### What the task asks
Determine the number of lines in the listing that contain "sizeof". Write only that number.

*** Begin section ***

@@ -152,19 +153,36 @@
   }
 }
 
+__device__ __forceinline__ float fbank_chunk_mean(const float* __restrict__ x, int T, int nmel, int m, int p,
+                                                  float (*part)[80]) {
+  float s = 0.f;
+  if (m < nmel)
+    for (int t = p; t < T; t += 4) s += x[(long)t * nmel + m];
+  part[p][m] = s;
+  __syncthreads();
+  return (part[0][m] + part[1][m] + part[2][m] + part[3][m]) / (float)T;
+}
+
 __global__ __launch_bounds__(320) void k_fbank_center(float* __restrict__ fb, int T, int nmel) {
   __shared__ float part[4][80];
   const int b = blockIdx.x;
   const int m = threadIdx.x % 80, p = threadIdx.x / 80;
   float* x = fb + (long)b * T * nmel;
-  float s = 0.f;
-  if (m < nmel)
-    for (int t = p; t < T; t += 4) s += x[(long)t * nmel + m];
-  part[p][m] = s;
-  __syncthreads();
-  const float mean = (part[0][m] + part[1][m] + part[2][m] + part[3][m]) / (float)T;
+  const float mean = fbank_chunk_mean(x, T, nmel, m, p, part);
   if (m < nmel)
     for (int t = p; t < T; t += 4) x[(long)t * nmel + m] -= mean;
+}
+
+__global__ __launch_bounds__(320) void k_fbank_center_shared(const float* __restrict__ frames, int hop, int T, int nmel,
+                                                             float* __restrict__ out) {
+  __shared__ float part[4][80];
+  const int b = blockIdx.x;
+  const int m = threadIdx.x % 80, p = threadIdx.x / 80;
+  const float* x = frames + (long)b * hop * nmel;
+  float* y = out + (long)b * T * nmel;
+  const float mean = fbank_chunk_mean(x, T, nmel, m, p, part);
+  if (m < nmel)
+    for (int t = p; t < T; t += 4) y[(long)t * nmel + m] = x[(long)t * nmel + m] - mean;
 }
 
 __global__ __launch_bounds__(320) void k_fbank_center_ragged(float* __restrict__ fb, int T, int nmel,
@@ -260,6 +278,30 @@
   return 0;
 }
 
+int pa_fbank_shared(const float* wav, long wav_len, long chunk_stride, int B, int N, const float* window,
+                    const float* tw256, const float* tw512, const float* mel_w, const int* mel_lo,
+                    const int* mel_hi, int nmel, float* frames, float* out, void* stream) {
+  PA_REQUIRE(nmel <= 80, "pa_fbank_shared: at most 80 mel bins are built (got %d)", nmel);
+  pa::FbankShared s;
+  PA_REQUIRE(pa::fbank_shared_plan(chunk_stride, B, N, &s),
+             "pa_fbank_shared: %d chunks of %d samples, %ld apart, do not share frames (needs two or more chunks, a "
+             "stride of 160 k > 0 samples and fewer frames between chunks than in one)", B, N, chunk_stride);
+  hipStream_t st = (hipStream_t)stream;
+  const int Tf = (int)s.Tf;
+  {
+    pa::ProfScope prof("k_fbank_shared", stream, (double)Tf * (5.0 * 512 * 9 + 2.0 * 257 * 3 + 2.0 * 257 * 2),
+                       4.0 * ((double)Tf * pa::FB_SHIFT + pa::FB_WIN - pa::FB_SHIFT) + 4.0 * Tf * nmel);
+    hipLaunchKernelGGL(pa::k_fbank<false>, dim3(pa::cdiv(Tf, pa::FB_FPB), 1), dim3(256), 0, st, wav, wav_len, 0L, Tf,
+                       32768.0f, 0.97f, window, (const float2*)tw256, (const float2*)tw512, mel_w, mel_lo, mel_hi, nmel,
+                       1.1920928955078125e-07f, frames, (const int64_t*)nullptr, (const int*)nullptr);
+    PA_CHECK_LAUNCH("pa_fbank_shared");
+  }
+  pa::ProfScope prof("k_fbank_center_shared", stream, 2.0 * B * s.T * nmel, 4.0 * Tf * nmel + 4.0 * B * s.T * nmel);
+  hipLaunchKernelGGL(pa::k_fbank_center_shared, dim3(B), dim3(320), 0, st, (const float*)frames, s.hop, s.T, nmel, out);
+  PA_CHECK_LAUNCH("pa_fbank_center_shared");
+  return 0;
+}
+
 int pa_fbank_ragged(const float* wav, long wav_len, const int64_t* offsets, const int32_t* lengths, int B,
                     int max_samples, const float* window, const float* tw256, const float* tw512, const float* mel_w,
                     const int* mel_lo, const int* mel_hi, int nmel, float* out, void* stream) {
diff --git a/pyannote-audio_amd/csrc/emb_fbank_shared.h b/pyannote-audio_amd/csrc/emb_fbank_shared.h
--- /dev/null
+++ b/pyannote-audio_amd/csrc/emb_fbank_shared.h
@@ -0,0 +1,28 @@
+#pragma once
+#include <stdint.h>
+
+namespace pa {
+
+constexpr int FB_WIN = 400, FB_SHIFT = 160;
+constexpr int64_t FBS_MAX_FRAMES = (int64_t)1 << 30;
+
+struct FbankShared {
+  int T;
+  int hop;
+  int64_t Tf;
+};
+
+inline bool fbank_shared_plan(int64_t chunk_stride, int B, int N, FbankShared* s) {
+  if (B < 2 || N < FB_WIN || chunk_stride <= 0 || chunk_stride % FB_SHIFT != 0) return false;
+  const int T = 1 + (N - FB_WIN) / FB_SHIFT;
+  const int64_t hop = chunk_stride / FB_SHIFT;
+  if (hop >= T) return false;
+  const int64_t Tf = (int64_t)(B - 1) * hop + T;
+  if (Tf > FBS_MAX_FRAMES) return false;
+  s->T = T;
+  s->hop = (int)hop;
+  s->Tf = Tf;
+  return true;
+}
+
+}
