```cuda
int b2p_range_eval(b2p_ctx* c, const b2p_range_params* p, const int64_t* ts, const double* val, const uint32_t* sid,
                   const uint64_t* offsets_host, uint64_t n_rows, uint32_t n_series, double* out,
                   uint32_t* valid_words, int64_t* out_ts) {
  if (!c) return fail(B2P_E_INVALID, "ctx is NULL");
  int64_t T = 0;
  int rc = check_grid(p, n_series, &T);
  if (rc) return rc;
  if (out_ts)
    for (int64_t k = 0; k < T; ++k) out_ts[k] = p->start + k * p->interval;
  if (n_series == 0 || T == 0) return B2P_OK;
  if (!sid && !offsets_host) return fail(B2P_E_INVALID, "need sid or offsets_host");
  if (!out || !valid_words || ((!ts || !val) && n_rows)) return fail(B2P_E_INVALID, "NULL argument");
  DeviceGuard g(c->device);
  if (!c->pending.empty() && (rc = b2p_sync(c))) return rc;
  const uint32_t Tw = (uint32_t)((T + 31) / 32);

  constexpr uint64_t kChunkRows = 4u << 20;
  if (n_rows <= kChunkRows + kChunkRows / 2 || n_series < 64)
    return range_eval_host_simple(c, p, ts, val, sid, 0u, offsets_host, n_rows, n_series, T, out, valid_words);

  const uint64_t avg_rows = n_rows / n_series + 1;
  uint32_t C = (uint32_t)(kChunkRows / avg_rows);
  if (C < 64) C = 64;
  const uint32_t n_chunks = (n_series + C - 1) / C;
  if (!c->pipe_ready) {
    bool ok = cudaStreamCreateWithFlags(&c->s_h2d, cudaStreamNonBlocking) == cudaSuccess;
    ok = ok && cudaStreamCreateWithFlags(&c->s_d2h, cudaStreamNonBlocking) == cudaSuccess;
    for (int i = 0; ok && i < 2; ++i) {
      ok = ok && cudaEventCreateWithFlags(&c->ev_h2d[i], cudaEventDisableTiming) == cudaSuccess;
      ok = ok && cudaEventCreateWithFlags(&c->ev_comp[i], cudaEventDisableTiming) == cudaSuccess;
      ok = ok && cudaEventCreateWithFlags(&c->ev_d2h[i], cudaEventDisableTiming) == cudaSuccess;
    }
    if (!ok) return fail(B2P_E_CUDA, "pipeline stream/event creation failed");
    c->pipe_ready = true;
  }
  if ((rc = c->p_status.ensure((size_t)n_chunks * sizeof(Status)))) return rc;
  Status* h_stat = nullptr;
  CU(cudaMallocHost(&h_stat, (size_t)n_chunks * sizeof(Status)));
  uint64_t* h_offs[2] = {nullptr, nullptr};
  if (offsets_host) {
    for (int i = 0; i < 2; ++i) CU(cudaMallocHost(&h_offs[i], ((size_t)C + 1) * 8));
  }
  struct Cleanup {
    Status* s; uint64_t* o0; uint64_t* o1;
    ~Cleanup() { if (s) cudaFreeHost(s); if (o0) cudaFreeHost(o0); if (o1) cudaFreeHost(o1); }
  } cleanup{h_stat, h_offs[0], h_offs[1]};

  uint64_t max_rows = 0;
  std::vector<uint64_t> chunk_row(n_chunks + 1, 0);
  {
    uint64_t prev = 0;
    for (uint32_t i = 0; i < n_chunks; ++i) {
      const uint64_t s1 = (uint64_t)(i + 1) * C < n_series ? (uint64_t)(i + 1) * C : n_series;
      const uint64_t r1 = offsets_host ? offsets_host[s1] : lower_bound_sid(sid, n_rows, s1);
      if (r1 < prev) return fail(B2P_E_UNSORTED, "series-id column is not non-decreasing");
      if (r1 - prev > max_rows) max_rows = r1 - prev;
      prev = r1;
      chunk_row[i + 1] = r1;
    }
    if (!offsets_host && prev != n_rows) return fail(B2P_E_UNSORTED, "series id >= n_series");
  }
  const bool scan = c->host_ts_scan && !offsets_host;
  uint64_t* h_doff = nullptr;
  int64_t *h_t0 = nullptr, *h_cad = nullptr;
  std::unique_ptr<std::atomic<int>[]> scan_state;
  std::atomic<bool> scan_stop{false};
  std::vector<std::thread> scan_workers;
  struct ScanJoin {
    std::atomic<bool>& stop; std::vector<std::thread>& w; uint64_t*& a; int64_t*& b; int64_t*& d;
    ~ScanJoin() {
      stop.store(true);
      for (auto& t : w) if (t.joinable()) t.join();
      if (a) cudaFreeHost(a);
      if (b) cudaFreeHost(b);
      if (d) cudaFreeHost(d);
    }
  } scan_join{scan_stop, scan_workers, h_doff, h_t0, h_cad};
  if (scan) {
    CU(cudaMallocHost(&h_doff, ((size_t)n_series + n_chunks) * 8));
    CU(cudaMallocHost(&h_t0, (size_t)n_series * 8));
    CU(cudaMallocHost(&h_cad, (size_t)n_series * 8));
    scan_state.reset(new std::atomic<int>[n_chunks]);
    for (uint32_t i = 0; i < n_chunks; ++i) scan_state[i].store(0);
    unsigned hw = std::thread::hardware_concurrency();
    unsigned W = hw >= 64 ? 16u : (hw >= 8 ? hw / 4 : 1u);
    if (W > n_chunks) W = n_chunks;
    std::atomic<int>* state = scan_state.get();
    const uint64_t* rows = chunk_row.data();
    try {
    for (unsigned k = 0; k < W; ++k) {
      scan_workers.emplace_back([=, &scan_stop]() {
        for (uint32_t i = k; i < n_chunks && !scan_stop.load(std::memory_order_relaxed); i += W) {
          const uint32_t s0 = i * C;
          const uint32_t s1 = (uint64_t)s0 + C < n_series ? s0 + C : n_series;
          const uint64_t r0 = rows[i], nr = rows[i + 1] - rows[i];
          int32_t regular = 0;
          const int rc_scan = host_scan_series(ts + r0, sid ? sid + r0 : nullptr, offsets_host ? offsets_host + s0 : nullptr, nr,
                                               s1 - s0, s0, h_doff + s0 + i, h_t0 + s0, h_cad + s0, &regular);
          state[i].store((rc_scan == B2P_OK && regular) ? 1 : 2, std::memory_order_release);
        }
      });
    }
    } catch (...) {
      scan_stop.store(true);
      for (auto& t : scan_workers) if (t.joinable()) t.join();
      for (uint32_t i = 0; i < n_chunks; ++i) {
        int zero = 0;
        state[i].compare_exchange_strong(zero, 2);
      }
    }
  }
  for (int i = 0; i < 2; ++i) {
    if (scan && (rc = c->p_t0[i].ensure((size_t)C * 8))) return rc;
    if (scan && (rc = c->p_cad[i].ensure((size_t)C * 8))) return rc;
    if ((rc = c->p_ts[i].ensure(max_rows * 8 + 16))) return rc;
    if ((rc = c->p_val[i].ensure(max_rows * 8 + 16))) return rc;
    if (!offsets_host && (rc = c->p_sid[i].ensure(max_rows * 4 + 16))) return rc;
    if ((rc = c->p_off[i].ensure(((size_t)C + 1) * 8))) return rc;
    if ((rc = c->p_out[i].ensure((size_t)C * (size_t)T * 8))) return rc;
    if ((rc = c->p_valid[i].ensure((size_t)C * Tw * 4))) return rc;
  }
  CU(cudaStreamSynchronize(c->stream));
  c->last_h2d_bytes = 0;
  uint64_t row_lo = 0;
  for (uint32_t i = 0; i < n_chunks; ++i) {
    const int b = (int)(i & 1);
    const uint32_t s0 = i * C;
    const uint32_t s1 = (uint64_t)s0 + C < n_series ? s0 + C : n_series;
    const uint32_t ns = s1 - s0;
    const uint64_t row_hi = offsets_host ? offsets_host[s1] : lower_bound_sid(sid, n_rows, s1);
    const uint64_t nr = row_hi - row_lo;
    int described = 2;
    if (scan)
      while ((described = scan_state[i].load(std::memory_order_acquire)) == 0) std::this_thread::yield();
    if (i >= 2) CU(cudaStreamWaitEvent(c->s_h2d, c->ev_comp[b], 0));
    CU(cudaMemcpyAsync(c->p_val[b].p, val + row_lo, nr * 8, cudaMemcpyHostToDevice, c->s_h2d));
    c->last_h2d_bytes += (long long)(nr * 8);
    if (described == 1) {
      c->last_h2d_bytes += (long long)(((size_t)ns + 1) * 8 + (size_t)ns * 16);
      CU(cudaMemcpyAsync(c->p_off[b].p, h_doff + s0 + i, ((size_t)ns + 1) * 8, cudaMemcpyHostToDevice, c->s_h2d));
      CU(cudaMemcpyAsync(c->p_t0[b].p, h_t0 + s0, (size_t)ns * 8, cudaMemcpyHostToDevice, c->s_h2d));
      CU(cudaMemcpyAsync(c->p_cad[b].p, h_cad + s0, (size_t)ns * 8, cudaMemcpyHostToDevice, c->s_h2d));
    } else {
    c->last_h2d_bytes += (long long)(nr * 8 + (offsets_host ? ((size_t)ns + 1) * 8 : nr * 4));
    CU(cudaMemcpyAsync(c->p_ts[b].p, ts + row_lo, nr * 8, cudaMemcpyHostToDevice, c->s_h2d));
    if (offsets_host) {
      if (i >= 2) CU(cudaEventSynchronize(c->ev_h2d[b]));
      for (uint32_t q = 0; q <= ns; ++q) h_offs[b][q] = offsets_host[s0 + q] - row_lo;
      CU(cudaMemcpyAsync(c->p_off[b].p, h_offs[b], ((size_t)ns + 1) * 8, cudaMemcpyHostToDevice, c->s_h2d));
    } else {
      CU(cudaMemcpyAsync(c->p_sid[b].p, sid + row_lo, nr * 4, cudaMemcpyHostToDevice, c->s_h2d));
    }
    }
    CU(cudaEventRecord(c->ev_h2d[b], c->s_h2d));
    CU(cudaStreamWaitEvent(c->stream, c->ev_h2d[b], 0));
    if (i >= 2) CU(cudaStreamWaitEvent(c->stream, c->ev_d2h[b], 0));
    if (described == 1) {
      ts_expand_kernel<<<capped_grid(c, ns, 8, 8), 256, 0, c->stream>>>(
          c->p_off[b].as<uint64_t>(), c->p_t0[b].as<int64_t>(), c->p_cad[b].as<int64_t>(), ns, c->p_ts[b].as<int64_t>());
      c->launches++;
      CU(cudaGetLastError());
    } else if (!offsets_host &&
        (rc = series_offsets_impl(c, c->p_sid[b].as<uint32_t>(), nr, ns, s0, c->p_off[b].as<uint64_t>())))
      return rc;
    if ((rc = b2p_range_eval_dev(c, p, c->p_ts[b].as<int64_t>(), c->p_val[b].as<double>(), c->p_off[b].as<uint64_t>(),
                                 nr, ns, c->p_out[b].as<double>(), c->p_valid[b].as<uint32_t>())))
      return rc;
    {
      const int slot = c->pending.back().slot;
      c->pending.pop_back();
      CU(cudaMemcpyAsync(c->p_status.as<Status>() + i, c->d_ring + slot, sizeof(Status), cudaMemcpyDeviceToDevice, c->stream));
    }
    CU(cudaEventRecord(c->ev_comp[b], c->stream));
    CU(cudaStreamWaitEvent(c->s_d2h, c->ev_comp[b], 0));
    CU(cudaMemcpyAsync(out + (size_t)s0 * (size_t)T, c->p_out[b].p, (size_t)ns * (size_t)T * 8, cudaMemcpyDeviceToHost,
                       c->s_d2h));
    CU(cudaMemcpyAsync(valid_words + (size_t)s0 * Tw, c->p_valid[b].p, (size_t)ns * Tw * 4, cudaMemcpyDeviceToHost,
                       c->s_d2h));
    CU(cudaEventRecord(c->ev_d2h[b], c->s_d2h));
    row_lo = row_hi;
  }
  CU(cudaMemcpyAsync(h_stat, c->p_status.p, (size_t)n_chunks * sizeof(Status), cudaMemcpyDeviceToHost, c->stream));
  CU(cudaMemcpyAsync(c->h_k0, c->d_k0, sizeof(Status), cudaMemcpyDeviceToHost, c->stream));
  CU(cudaStreamSynchronize(c->stream));
  CU(cudaStreamSynchronize(c->s_d2h));
  if (const uint32_t k0 = c->h_k0->k0_errors) {
    CU(cudaMemsetAsync(c->d_k0, 0, sizeof(Status), c->stream));
// ... 105 lines not shown
```

### greptimedb_b200/csrc/b2p_runtime.cuh

```cuda
#pragma once
#include <cuda_runtime.h>
#include <dlfcn.h>

#include <cstdint>
#include <cstdlib>
#include <map>
#include <string>
#include <type_traits>
#include <utility>
#include <vector>

#include "../../include/b200promql.h"
#include "b2p_status.cuh"

int fail(int code, const char* fmt, ...);

#define CU(x)                                                                                   \
  do {                                                                                          \
    cudaError_t e__ = (x);                                                                      \
    if (e__ != cudaSuccess) return fail(B2P_E_CUDA, "%s: %s (%s:%d)", #x, cudaGetErrorString(e__), __FILE__, __LINE__); \
  } while (0)

int k0_fail(uint32_t k0);

struct Nccl {
  typedef struct ncclComm* comm_t;
  struct unique_id { char internal[128]; };
  enum { kSum = 0, kMax = 2, kMin = 3 };
  enum { kUint32 = 3, kInt64 = 4, kUint64 = 5, kFloat64 = 8 };
  int (*GetUniqueId)(unique_id*) = nullptr;
  int (*CommInitRank)(comm_t*, int, unique_id, int) = nullptr;
  int (*CommDestroy)(comm_t) = nullptr;
  int (*AllReduce)(const void*, void*, size_t, int, int, comm_t, cudaStream_t) = nullptr;
  int (*GroupStart)() = nullptr;
  int (*GroupEnd)() = nullptr;
  const char* (*GetErrorString)(int) = nullptr;
  void* handle = nullptr;
  bool load() {
    if (handle) return true;
    const char* names[] = {getenv("B2P_NCCL_LIB"), "libnccl.so.2", "libnccl.so"};
    for (const char* n : names) {
      if (!n || !*n) continue;
      handle = dlopen(n, RTLD_NOW | RTLD_GLOBAL);
      if (handle) break;
    }
    if (!handle) return false;
    bool ok = true;
    auto sym = [&](const char* n) { void* p = dlsym(handle, n); ok = ok && p; return p; };
    GetUniqueId = reinterpret_cast<decltype(GetUniqueId)>(sym("ncclGetUniqueId"));
    CommInitRank = reinterpret_cast<decltype(CommInitRank)>(sym("ncclCommInitRank"));
    CommDestroy = reinterpret_cast<decltype(CommDestroy)>(sym("ncclCommDestroy"));
    AllReduce = reinterpret_cast<decltype(AllReduce)>(sym("ncclAllReduce"));
    GroupStart = reinterpret_cast<decltype(GroupStart)>(sym("ncclGroupStart"));
    GroupEnd = reinterpret_cast<decltype(GroupEnd)>(sym("ncclGroupEnd"));
    GetErrorString = reinterpret_cast<decltype(GetErrorString)>(sym("ncclGetErrorString"));
    if (!ok) { handle = nullptr; }
    return ok;
  }
};
extern Nccl g_nccl;

#define NCCL_TRY(x)                                                                                          \
  do {                                                                                                       \
    int r__ = (x);                                                                                           \
    if (r__ != 0) return fail(B2P_E_CUDA, "%s: %s", #x, g_nccl.GetErrorString ? g_nccl.GetErrorString(r__) : "NCCL error"); \
  } while (0)

struct DevBuf {
  void* p = nullptr;
  size_t cap = 0;
  DevBuf() = default;
  DevBuf(DevBuf&& o) noexcept : p(o.p), cap(o.cap) { o.p = nullptr; o.cap = 0; }
  DevBuf(const DevBuf&) = delete;
  DevBuf& operator=(const DevBuf&) = delete;
  ~DevBuf() {
    if (p) cudaFree(p);
  }
  int ensure(size_t bytes) {
    if (bytes <= cap) return B2P_OK;
    if (p) cudaFree(p);
    p = nullptr;
    cap = 0;
    size_t want = bytes + bytes / 8 + 256;
    cudaError_t e = cudaMalloc(&p, want);
    if (e != cudaSuccess) {
      e = cudaMalloc(&p, bytes);
      want = bytes;
    }
    if (e != cudaSuccess) {
      cudaGetLastError();
      return fail(B2P_E_NOMEM, "cudaMalloc(%zu) failed: %s", bytes, cudaGetErrorString(e));
    }
    cap = want;
    return B2P_OK;
  }
  template <class T>
  T* as() const { return reinterpret_cast<T*>(p); }
};

constexpr int kStatusSlots = 32;
constexpr int kStageSlots = 11;

struct b2p_group_index {
  uint32_t n_series = 0, n_groups = 0;
  uint32_t max_members = 0;
  uint32_t* gid = nullptr;
  uint32_t* goff = nullptr;
  uint32_t* members = nullptr;
  std::vector<uint32_t> goff_host;
};

struct b2p_ctx {
  int device = 0;
  int num_sms = 132;
  cudaStream_t own_stream = nullptr, stream = nullptr;
  b2p::Status* d_ring = nullptr;
  b2p::Status* h_ring = nullptr;
  b2p::Status* d_k0 = nullptr;
  b2p::Status* h_k0 = nullptr;
  int next_slot = 0;
  struct Pending {
    int slot; int fn; b2p::RangeArgs args; int lean_mode; bool thread_tier; bool used_lean; uint32_t n_series; bool verdict_taken;
    bool fused;
    bool merged;
  };
  std::vector<Pending> pending;
  DevBuf slow_list, w_list, b_list, arena_ts, arena_val, win_scratch;
  Nccl::comm_t comm = nullptr;
  int comm_ranks = 1, comm_rank = 0;
  long long comm_headstart_cycles = 60000;
  int comm_reserve_sms = 0;
  int comm_reserve_now = 0;
  cudaStream_t s_comm = nullptr;
  cudaEvent_t ev_comm_in = nullptr, ev_comm_done = nullptr, ev_comm_go = nullptr;
  DevBuf m_tmp0, m_tmp1;
  DevBuf w_skip, b_skip, slow_skip;
  bool fused_pending = false;
  bool thread_tier = false;
  bool lean_tier = true;
  bool lean_force_flags = false;
  bool lean_adaptive = true;
  int lean_mode[B2P_FN__COUNT] = {};
  int lean_backoff[B2P_FN__COUNT] = {};
  int last_lean_mode = 0;
  int last_range_fn = 0;
  bool last_used_lean = false;
  uint32_t last_range_series = 0;
  int uniform_mode = -1;
  size_t arena_rows = 0;
  size_t arena_rows_wanted = 0;
  cudaEvent_t ev[5][2] = {};
  bool ev_used[5] = {false, false, false, false, false};
  long long launches = 0;
  long long last_slow = 0;
  long long last_w = 0;
  DevBuf stage[kStageSlots];
  bool pipe_ready = false;
  cudaStream_t s_h2d = nullptr, s_d2h = nullptr;
  cudaEvent_t ev_h2d[2] = {}, ev_comp[2] = {}, ev_d2h[2] = {};
  DevBuf p_ts[2], p_val[2], p_sid[2], p_off[2], p_out[2], p_valid[2], p_status;
  DevBuf p_t0[2], p_cad[2];
  bool host_ts_scan = true;
  long long last_h2d_bytes = 0;
  DevBuf hq_off, hq_series, hq_les;
  DevBuf rg_out, rg_valid;
  DevBuf g_keys_in, g_keys_out, g_vals_in, g_vals_out, g_goff, g_tmp;
  DevBuf c_psum, c_pcnt;
  DevBuf s_goff[2], s_members[2], s_mask;
  DevBuf sc_state;
  DevBuf t_table, t_cand, t_state;
  DevBuf q_table, q_state, q_hist;
  DevBuf v_keys, v_alt, v_rank, v_seg, v_group, v_tmp;
  DevBuf sq_ts, sq_val, sq_off, sq_tmp;
  DevBuf so_off, so_keys, so_cells, so_tmp;
  std::map<std::pair<const void*, size_t>, int> blocks_per_sm;
};

struct DeviceGuard {
  int prev = -1;
  explicit DeviceGuard(int dev) {
    cudaGetDevice(&prev);
    if (prev != dev) cudaSetDevice(dev);
  }
  ~DeviceGuard() {
    int cur = -1;
    cudaGetDevice(&cur);
    if (prev >= 0 && cur != prev) cudaSetDevice(prev);
  }
};

inline void stage_begin(b2p_ctx* c, int stage) {
  cudaEventRecord(c->ev[stage][0], c->stream);
}
inline void stage_end(b2p_ctx* c, int stage) {
  cudaEventRecord(c->ev[stage][1], c->stream);
  c->ev_used[stage] = true;
}
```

*** End section ***

### Output for this exercise
6